MATLAB: Pre-Allocate structure with String / Datetime fields slows code down considerably

datetimeMATLABmemorypre-allocatespeedstringsstructstructures

Hi,
I am trying to read through and sort two large .txt files, around 300 mb at the largest.
Originally, for each line of code I read, I would re create the matrix lile this:
strarray.full = [strarray.full ; new_info]
strarray.newdate = [strarray.newdate ; new_info ]

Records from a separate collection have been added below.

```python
import ctypes as C
import threading
from typing import Dict, Optional

import torch

from . import _lib as L
from .config import TTSConfig, StackConfig

Weights = Dict[str, torch.Tensor]
_CAPTURE_LOCK = threading.Lock()


def _ptr(t: Optional[torch.Tensor]) -> Optional[int]:
    return None if t is None else t.data_ptr()


def rope_tables(head_dim: int, theta: float, n_pos: int, dtype: torch.dtype):
    inv = 1.0 / (theta ** (torch.arange(0, head_dim, 2, dtype=torch.float) / head_dim))
    ang = torch.arange(n_pos, dtype=torch.float32)[:, None] * inv[None, :]
    return ang.cos().to(dtype).float().contiguous(), ang.sin().to(dtype).float().contiguous()


# ... 429 lines not shown
        self._loop_keep = (past_hidden, trailing_text, tts_pad_embed, talker_noise, pred_noise)
        L.check(self.lib.fq3_decode_begin(self.ctx, C.byref(p), self._stream()))

    def graph_capture(self):
        with _CAPTURE_LOCK:
            L.check(self.lib.fq3_graph_capture(self.ctx, self._stream()))

    def graph_reset(self):
        L.check(self.lib.fq3_graph_reset(self.ctx))

    def decode_frames(self, n: int):
        L.check(self.lib.fq3_decode_frames(self.ctx, int(n), self._stream()))

    def decode_poll(self):
        n, d = C.c_int(0), C.c_int(0)
        L.check(self.lib.fq3_decode_poll(self.ctx, C.byref(n), C.byref(d), self._stream()))
        return n.value, bool(d.value)

    def decode_poll_state(self):
        n, d = C.c_int(0), C.c_int(0)
        L.check(self.lib.fq3_decode_poll(self.ctx, C.byref(n), C.byref(d), self._stream()))
        return n.value, int(d.value)

    def decode_text_open(self, capacity_rows: int):
        L.check(self.lib.fq3_decode_text_open(self.ctx, int(capacity_rows), self._stream()))

    def decode_text_append(self, ids, final: bool = False):
        if isinstance(ids, torch.Tensor):
            t = ids.reshape(-1).to(device=self.device, dtype=torch.long).contiguous()
        else:
            t = torch.tensor([int(i) for i in ids], dtype=torch.long, device=self.device)
        n = int(t.numel())
        L.check(self.lib.fq3_decode_text_append(self.ctx, t.data_ptr() if n else None, n, int(bool(final)), self._stream()))
        self._text_ids_keep = t

    def decode_text_rows(self):
        n, c = C.c_int(0), C.c_int(0)
        L.check(self.lib.fq3_decode_text_rows(self.ctx, C.byref(n), C.byref(c)))
        return n.value, bool(c.value)

    def decode_text_read(self, start: int = 0, count: Optional[int] = None) -> torch.Tensor:
        if count is None:
            count = self.decode_text_rows()[0] - int(start)
        out = self.new(int(count), self.cfg.talker.hidden_size)
        L.check(self.lib.fq3_decode_text_read(self.ctx, int(start), int(count), out.data_ptr(), self._stream()))
        return out

    def decode_codes(self, start: int, count: int) -> torch.Tensor:
        out = torch.empty(count, self.cfg.num_code_groups, dtype=torch.long, device=self.device)
        if count:
            L.check(self.lib.fq3_decode_codes(self.ctx, int(start), int(count), out.data_ptr(), self._stream()))
        return out

    def close(self):
        if getattr(self, "ctx", None) and self.ctx.value:
            self.lib.fq3_ctx_destroy(self.ctx)
            self.ctx = L.vp()

    def __del__(self):
        try:
            self.close()
        except Exception:
            pass


class Fq3Batch:

    def __init__(self, lanes):
        lanes = list(lanes)
        if not 1 <= len(lanes) <= 128:
            raise ValueError("a batch holds 1..128 lanes")
        self.lanes = lanes
        self.lib = lanes[0].lib
        self.device = lanes[0].device
        arr = (L.vp * len(lanes))(*[e.ctx.value for e in lanes])
        self.handle = L.vp()
        with torch.cuda.device(self.device):
            L.check(self.lib.fq3_batch_create(arr, len(lanes), C.byref(self.handle)))

    def __len__(self):
        return len(self.lanes)

    def _stream(self) -> int:
        return torch.cuda.current_stream(self.device).cuda_stream

    def frames(self, n: int):
        L.check(self.lib.fq3_batch_frames(self.handle, int(n), self._stream()))

    def graph_capture(self):
        with _CAPTURE_LOCK:
            L.check(self.lib.fq3_batch_graph_capture(self.handle, self._stream()))

    def graph_reset(self):
        L.check(self.lib.fq3_batch_graph_reset(self.handle))

    def set_option(self, key: str, value: int):
        L.check(self.lib.fq3_batch_set_option(self.handle, key.encode(), int(value)))

    def poll_async(self, slot: int):
        L.check(self.lib.fq3_batch_poll_async(self.handle, int(slot), self._stream()))

    def poll_wait(self, slot: int):
        n = len(self.lanes)
        a, d = (C.c_int * n)(), (C.c_int * n)()
        L.check(self.lib.fq3_batch_poll_wait(self.handle, int(slot), a, d))
        return list(a), [bool(x) for x in d]
# ... 37 lines not shown
```

faster-qwen3-tts_amd/fq3hip/generate.py:

```python
from __future__ import annotations

import numbers
import time
from typing import Optional, Tuple

import torch

from .predictor_graph import PredictorGraph
from .talker_graph import TalkerGraph

NOISE_RING = 64


def validate_seed(seed):
    if seed is None:
        return None
    if isinstance(seed, bool) or not isinstance(seed, numbers.Integral):
        raise ValueError(f"seed must be an integer in [0, 2**64) or None, got {type(seed).__name__}")
    seed = int(seed)
    if not 0 <= seed < 2 ** 64:
        raise ValueError(f"seed must be in [0, 2**64), got {seed}")
    return seed


def expand_seeds(seeds, n: int):
    if seeds is None:
        return [None] * n
    if isinstance(seeds, (list, tuple)):
        if len(seeds) != n:
            raise ValueError(f"seeds: {len(seeds)} entries for {n} utterances")
        return [validate_seed(s) for s in seeds]
    s = validate_seed(seeds)
    return [(s + i) % 2 ** 64 for i in range(n)]


def _refill(engine, talker_noise, pred_noise, seed=None, first_frame=0):
    if seed is not None:
        if talker_noise is not None or pred_noise is not None:
            engine.noise_fill(talker_noise, pred_noise, seed, first_frame)
        return
    if talker_noise is not None:
        talker_noise.exponential_(1)
    if pred_noise is not None:
        pred_noise.exponential_(1)


def _first_noise(eng, V, do_sample, seed):
    if not do_sample:
        return None
    if seed is not None:
        return eng.noise_first(seed)
    return torch.empty(V, dtype=eng.dtype, device=eng.device).exponential_(1)
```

This slowed down considerably once the files reached around 20 mb. I've seen that Pre Allocating matrices prevent MATLAB from having to re create the growing matrix each iteration. So now I have the following:
strarray.newdate = NaT(2000000,1);
strarray.full = strings(2000000,1);
where I have a counting varaible ' j ' that counts each time something should be added into the matrix.
strarray.full(j,1) = new_info;
strarray.newdate(j,1) = new_info;
When I did this, the code slowed down considerably, both starting off slower and slowing down faster as time progressed. After running a profiler, it says that nearly all the time is spent putting the info into the pre-allocated matrix.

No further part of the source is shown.